_Provided entries_.
HP_FN void dp_backtrack(Ctx &cx, const HP_L uint8_t *lz, const uint8_t *z, const int32_t *rowb, int n_col, int w, int i, int k, CigV &out, int pk_stride = 0)
{
    pk_stride = wv::uni(pk_stride);
    const bool in_lds = z == nullptr;
    const HP_G uint8_t *gz = (const HP_G uint8_t *)wv::uni64((long long)z);
// ... 763 lines not shown
                    if (j == end) Es[c][l] = 0;
                    nz[l] = j >= beg && j <= end && (Hs[c][l] != 0 || Es[c][l] != 0);
                }
                nzm[c] = wv::ballot(nz);
            }
            const int jj = beg < end ? end : beg;
            if (jj == qlen) {
                max_ie = gscore > h_last ? max_ie : i;
                gscore = gscore > h_last ? gscore : h_last;
            }
            if (mrow == 0) { stop_rows = true; break; }
            if (mrow > max) { max = mrow; max_i = i; max_j = mj; }
            else if (zdrop > 0) {
                if (i - max_i > mj - max_j) { if (max - mrow - ((i - max_i) - (mj - max_j)) * e_del > zdrop) { stop_rows = true; break; } }
                else { if (max - mrow - ((mj - max_j) - (i - max_i)) * e_ins > zdrop) { stop_rows = true; break; } }
            }
            {
                const int e_set = end >> 6;
                const unsigned long long e_bit = 1ull << (end & 63);
                bool end_nz = false, got = false;
                int nb = end, jl = -1;
#pragma unroll
                for (int c = 0; c < NS; ++c) {
                    unsigned long long lo = nzm[c];
                    if (c == e_set) { end_nz = lo & e_bit; lo &= ~e_bit; }
                    if (!got && lo) { nb = 64 * c + __builtin_ctzll(lo); got = true; }
                }
                if (got) {
                    bool gl = false;
#pragma unroll
                    for (int c = NS - 1; c >= 0; --c) if (!gl && nzm[c]) { jl = 64 * c + 63 - __builtin_clzll(nzm[c]); gl = true; }
                } else jl = end_nz ? end : end - 1;
                beg = nb;
                end = jl + 2 < qlen ? jl + 2 : qlen;
            }
        }
    }
    int i, k;
    if (gscore <= 0 || gscore <= max - end_bonus) { i = max_i; k = max_j; }
    else { i = max_ie; k = qlen - 1; }
    er.qle = k + 1; er.tle = i + 1; er.score = max;
    if (out) { wv::sync(); HP_T0(tb0_); dp_backtrack(cx, zl ? LZ : nullptr, z, rowb, n_col, w, i, k, *out); HP_TADD(cx, 28, tb0_); }
    cx.n_cells += cells_;
    arena_release(cx.tmp, mark);
    HP_TADD(cx, 26, te0_);
    return er;
}

#define HP_PK_QMAX(ns) (128 * (ns) - 2)
#ifndef HP_PK_RT
#define HP_PK_RT 1
#endif
#define HP_PK_IDENT (-16000)

HP_INL int pkb_sets_q(int qlen, int w)
{
    for (int ns = 1; ns <= 4; ns *= 2) if (2 * w + 3 + 18 * ns <= 128 * ns || qlen + 3 <= 128 * ns) return ns;
    return 0;
}
HP_INL bool pkb_extend_ok(const lamsa_hp_para *P, int qlen, int h0, int ns)
{
    const int mx = P->match > P->mis ? P->match : P->mis;
    const int pen = (P->ins_ext_o > P->del_ext_o ? P->ins_ext_o : P->del_ext_o) + (P->ins_ext_e > P->del_ext_e ? P->ins_ext_e : P->del_ext_e);
    const int ext = P->ins_ext_e > P->del_ext_e ? P->ins_ext_e : P->del_ext_e;
    return ns > 0 && mx > 0 && mx < 256 && pen >= 0 && pen < 4000 && P->ins_ext_e >= 0 && P->del_ext_e >= 0 && P->ins_ext_o >= 0 && P->del_ext_o >= 0 &&
           (long long)h0 + (long long)qlen * mx < 23000 && (long long)(128 * ns + 2) * ext < 8000 && qlen + 128 * ns < 32000;
}
template <int NS>
HP_NOINL ExtRes ksw_extend_band(Ctx &cx, int qlen, Seq q, int tlen, Seq t, int w, int h0, CigV *out)
{
    long long cells_ = 0;
    ExtRes er; er.score = 0; er.qle = 0; er.tle = 0;
    HP_T0(te0_);
    qlen = wv::uni(qlen); tlen = wv::uni(tlen); w = wv::uni(w); h0 = wv::uni(h0);
    const lamsa_hp_para *P = cx.P;
    const int o_ins = wv::uni(P->ins_ext_o), e_ins = wv::uni(P->ins_ext_e), o_del = wv::uni(P->del_ext_o), e_del = wv::uni(P->del_ext_e);
    const int end_bonus = wv::uni(P->end_bonus), zdrop = wv::uni(P->zdrop);
    const int oe_del = o_del + e_del, oe_ins = o_ins + e_ins;
    const int n_col = qlen < 2 * w + 1 ? qlen : 2 * w + 1;
    constexpr int LC = 2 * NS, WN = 128 * NS, zs = 64 * NS;
    const size_t mark = arena_mark(cx.tmp);
    uint8_t *z = (uint8_t *)arena_alloc(cx, (size_t)zs * tlen + 16);
    int32_t *rowb = (int32_t *)arena_alloc(cx, sizeof(int32_t) * 2 * ((size_t)tlen + 1));
    if (!z || !rowb) { arena_release(cx.tmp, mark); return er; }
#ifdef HP_PROF
    if (cx.prof) { cx.prof[52] += (long long)zs * tlen; cx.prof[53] += 1; }
#endif
    HP_G uint8_t *gz = (HP_G uint8_t *)wv::uni64((long long)z);
    HP_G int32_t *growb = (HP_G int32_t *)wv::uni64((long long)rowb);
    const int sc_match = wv::uni(P->match), sc_mis = -wv::uni(P->mis);
    const HP_G uint8_t *gq = (const HP_G uint8_t *)wv::uni64((long long)q.p); const int qs = wv::uni(q.stride);
    const HP_G uint8_t *gt = (const HP_G uint8_t *)wv::uni64((long long)t.p); const int ts = wv::uni(t.stride);
    const int h1v = h0 > oe_ins ? h0 - oe_ins : 0;
    const int OEI = pk::rep(oe_ins), OED = pk::rep(oe_del), EI = pk::rep(e_ins), ED = pk::rep(e_del);
    const int DSC = pk::rep(sc_match - sc_mis), MIS = pk::rep(sc_mis), IDENT = pk::rep(HP_PK_IDENT);
#define HP_PKB_EH0(j) ((j) == 0 ? h0 : ((j) == 1 ? h1v : (((j) <= qlen && h1v - ((j) - 2) * e_ins > e_ins) ? h1v - ((j) - 1) * e_ins : 0)))
#define HP_PKB_LOAD(jb_) do { \
        _Pragma("unroll") for (int r_ = 0; r_ < NS; ++r_) { \
            int hv_[2], oh_ = 0, nn_ = 0; \
            _Pragma("unroll") for (int b_ = 0; b_ < 2; ++b_) { \
                const int j_ = (jb_) + 2 * r_ + b_; \
                hv_[b_] = HP_PKB_EH0(j_); \
                const int code_ = j_ < qlen ? (int)gq[(long)j_ * qs] : 4; \
                if (code_ < 4) oh_ |= 1 << (code_ + 16 * b_); else nn_ |= (int)(0xffffu << (16 * b_)); \
            } \
            Hs[r_][l] = pk::pack(hv_[0], hv_[1]); Es[r_][l] = 0; qoh[r_][l] = oh_; qN[r_][l] = nn_; \
        } \
        JB[l] = pk::rep(jb_); } while (0)
    wv::Lane<int> Hs[NS], Es[NS], qoh[NS], qN[NS], hcur[NS], M[NS], INB[NS], JRE[NS], pre[NS], JB, tl;
    WAVE_FOR(l) { tl[l] = 4; HP_PKB_LOAD(LC * l); }
    int top = WN;
    int max = h0, max_i = -1, max_j = -1, max_ie = -1, gscore = -1;
    int beg = 0, end = qlen;
    bool stop_rows = false;
    for (int ib = 0; ib < tlen && !stop_rows; ib += 64) {
        { WAVE_FOR(l) { const int ii = ib + l; tl[l] = ii < tlen ? gt[(long)ii * ts] : 4; } }
        const int ti_first = wv::bcast(tl, 0);
        const int ie = ib + 64 < tlen ? ib + 64 : tlen;
        for (int i = ib; i < ie; ++i) {
            const int ti = i == ib ? ti_first : wv::bcast(tl, i & 63);
            if (beg < i - w) beg = i - w;
            if (end > i + w + 1) end = i + w + 1;
            if (end > qlen) end = qlen;
            cells_ += end > beg ? end - beg : 0;
            { WAVE_FOR(l) { if (l < 2) growb[2 * i + l] = l ? end : beg; } }
            int h1_init;
            if (beg == 0) { h1_init = h0 - (o_del + e_del * (i + 1)); if (h1_init < 0) h1_init = 0; }
            else h1_init = 0;
            if (beg >= end) {
                if (beg == qlen) { max_ie = gscore > h1_init ? max_ie : i; gscore = gscore > h1_init ? gscore : h1_init; }
                stop_rows = true; break;
            }
            if (end + 3 > top) {
                const int lr = (top / LC) & 63;
                WAVE_FOR(l) { const int d = (l - lr) & 63; if (d < 8) { const int jb = top + d * LC; HP_PKB_LOAD(jb); } }
                top += 8 * LC;
            }
            const int tsh = ti & 3, tN = ti > 3 ? -1 : 0;
            const int BEG = pk::rep(beg), END = pk::rep(end), H1 = pk::rep(h1_init);
            const int l0 = (beg / LC) & 63;
            wv::Lane<int> ka, kb;
            WAVE_FOR(l) {
                int run = HP_PK_IDENT;
#pragma unroll
                for (int r = 0; r < NS; ++r) {
                    const int jp = pk::add(JB[l], pk::pack(2 * r, 2 * r + 1));
                    const int in = pk::neg_mask(pk::sub(jp, END)) & ~pk::neg_mask(pk::sub(jp, BEG));
                    const int eq = (qoh[r][l] >> tsh) & 0x00010001;
                    const int S = pk::add(pk::mul(eq, DSC), MIS) | qN[r][l] | tN;
                    const int hm = Hs[r][l];
                    const int m = pk::mul(pk::add(hm, S), pk::min_u(hm, 0x00010001));
                    const int t1 = pk::max(pk::sub(m, OEI), 0);
                    const int jre = pk::mul(pk::sub(jp, BEG), EI);
                    const int k = pk::sel(in, pk::add(t1, jre), IDENT);
                    const int klo = pk::lo(k), khi = pk::hi(k);
                    const int p0 = run; run = run > klo ? run : klo;
                    const int p1 = run; run = run > khi ? run : khi;
                    M[r][l] = m; INB[r][l] = in; JRE[r][l] = jre; pre[r][l] = pk::pack(p0, p1);
                }
                ka[l] = l >= l0 ? run : HP_PK_IDENT; kb[l] = l < l0 ? run : HP_PK_IDENT;
            }
            const int topA = wv::scan_max_excl_top(ka, HP_PK_IDENT);
            wv::scan_max_excl(kb, HP_PK_IDENT);
            wv::Lane<int> best;
            WAVE_FOR(l) {
                const int pl = l >= l0 ? ka[l] : (topA > kb[l] ? topA : kb[l]);
                const int PP = pk::rep(pl);
                int zw = 0, bk = -1;
#pragma unroll
                for (int r = 0; r < NS; ++r) {
                    const int jre = JRE[r][l], in = INB[r][l], m = M[r][l];
                    const int pr = pk::max(pre[r][l], PP);
                    int f = pk::max(pk::add(pk::sub(pr, jre), EI), pk::sub(0, jre));
                    const int tI = pk::max(pk::sub(m, OEI), 0);
                    int ee = Es[r][l];
                    const int m1 = pk::neg_mask(pk::sub(ee, m));
                    int h = pk::max(m, ee);
                    const int m2 = pk::neg_mask(pk::sub(f, h));
                    int d = pk::sel(m2, ~m1 & 0x00010001, 0x00020002);
                    h = pk::max(h, f);
                    const int tD = pk::max(pk::sub(m, OED), 0);
                    ee = pk::sub(ee, ED);
                    d |= pk::neg_mask(pk::sub(tD, ee)) & 0x00040004;
                    ee = pk::max(ee, tD);
                    f = pk::sub(f, EI);
                    d |= pk::neg_mask(pk::sub(tI, f)) & 0x00080008;
                    Es[r][l] = pk::sel(in, ee, Es[r][l]);
                    const int hc = pk::sel(in, h, -1);
                    hcur[r][l] = hc;
                    zw |= ((d | (d >> 12)) & 0xff) << (8 * r);
                    const int jp = pk::add(JB[l], pk::pack(2 * r, 2 * r + 1));
                    const int k0 = (int)(((unsigned)hc << 16) | ((unsigned)jp & 0xffffu)), k1 = (int)(((unsigned)hc & 0xffff0000u) | ((unsigned)jp >> 16));
                    bk = bk > k0 ? bk : k0; bk = bk > k1 ? bk : k1;
                }
                best[l] = bk;
                if constexpr (NS == 1) gz[(long)i * zs + l] = (uint8_t)zw;
                else if constexpr (NS == 2) *(HP_G uint16_t *)(gz + (long)i * zs + 2 * l) = (uint16_t)zw;
                else *(HP_G uint32_t *)(gz + (long)i * zs + 4 * l) = (uint32_t)zw;
            }
            int mrow = 0, mj = -1;
            { const int b = wv::reduce_max(best); if (b >= 0) { mrow = b >> 16; mj = b & 0xffff; } }
            int h_last;
            {
                const int le = ((end - 1) / LC) & 63, sl = (end - 1) % LC;
                int v = 0;
#pragma unroll
                for (int r = 0; r < NS; ++r) if ((sl >> 1) == r) v = wv::bcast(hcur[r], le);
                h_last = (sl & 1) ? pk::hi(v) : pk::lo(v);
            }
            wv::Lane<int> rot = hcur[NS - 1], LB;
            wv::ror1(rot);
            WAVE_FOR(l) {
                int bits = 0;
#pragma unroll
                for (int r = 0; r < NS; ++r) {
                    const int below = r > 0 ? hcur[r > 0 ? r - 1 : 0][l] : rot[l];
                    const int hsh = pk::shift_up(hcur[r][l], below);
                    const int in = INB[r][l];
                    const int upd = ~pk::neg_mask(hsh);
                    int hs = Hs[r][l], es = Es[r][l];
                    hs = pk::sel(upd, hsh, hs);
                    hs = pk::sel(in & ~upd, H1, hs);
                    es &= ~(upd & ~in);
                    Hs[r][l] = hs; Es[r][l] = es;
                    const int nzh = pk::min_u((hs | es) & (in | upd), 0x00010001);
                    bits |= ((nzh | (nzh >> 15)) & 3) << (2 * r);
                }
                LB[l] = bits;
            }
            if (end == qlen) {
                max_ie = gscore > h_last ? max_ie : i;
                gscore = gscore > h_last ? gscore : h_last;
            }
            if (mrow == 0) { stop_rows = true; break; }
            if (mrow > max) { max = mrow; max_i = i; max_j = mj; }
            else if (zdrop > 0) {
                if (i - max_i > mj - max_j) { if (max - mrow - ((i - max_i) - (mj - max_j)) * e_del > zdrop) { stop_rows = true; break; } }
                else { if (max - mrow - ((mj - max_j) - (i - max_i)) * e_ins > zdrop) { stop_rows = true; break; } }
            }
            {
                const unsigned long long any = wv::ballot(LB);
                int nb = end, jl = end - 1;
                if (any) {
                    const unsigned long long rt = l0 ? ((any >> l0) | (any << (64 - l0))) : any;
                    const int df = __builtin_ctzll(rt), dl = 63 - __builtin_clzll(rt);
                    const int bf = wv::bcast(LB, (l0 + df) & 63), bl = wv::bcast(LB, (l0 + dl) & 63);
                    const int bb = beg / LC;
                    const int jf = (bb + df) * LC + __builtin_ctz((unsigned)bf), jx = (bb + dl) * LC + (31 - __builtin_clz((unsigned)bl));
                    if (jf < end) nb = jf;
                    jl = jx;
                }
                beg = nb;
                end = jl + 2 < qlen ? jl + 2 : qlen;
            }
        }
    }
#undef HP_PKB_LOAD
#undef HP_PKB_EH0
    int i, k;
    if (gscore <= 0 || gscore <= max - end_bonus) { i = max_i; k = max_j; }
    else { i = max_ie; k = qlen - 1; }
    er.qle = k + 1; er.tle = i + 1; er.score = max;
    if (out) { wv::sync(); HP_T0(tb0_); dp_backtrack(cx, nullptr, z, rowb, n_col, w, i, k, *out, zs); HP_TADD(cx, 28, tb0_); }
    cx.n_cells += cells_;
    arena_release(cx.tmp, mark);
    HP_TADD(cx, 26, te0_);
    return er;
}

_Exercise_. Return a word-for-word copy of the lines above from the one holding "const int hsh" through the one holding "const int nzh", with both of them included and nothing besides.

_Solution to this exercise_.
                    const int hsh = pk::shift_up(hcur[r][l], below);
                    const int in = INB[r][l];
                    const int upd = ~pk::neg_mask(hsh);
                    int hs = Hs[r][l], es = Es[r][l];
                    hs = pk::sel(upd, hsh, hs);
                    hs = pk::sel(in & ~upd, H1, hs);
                    es &= ~(upd & ~in);
                    Hs[r][l] = hs; Es[r][l] = es;
                    const int nzh = pk::min_u((hs | es) & (in | upd), 0x00010001);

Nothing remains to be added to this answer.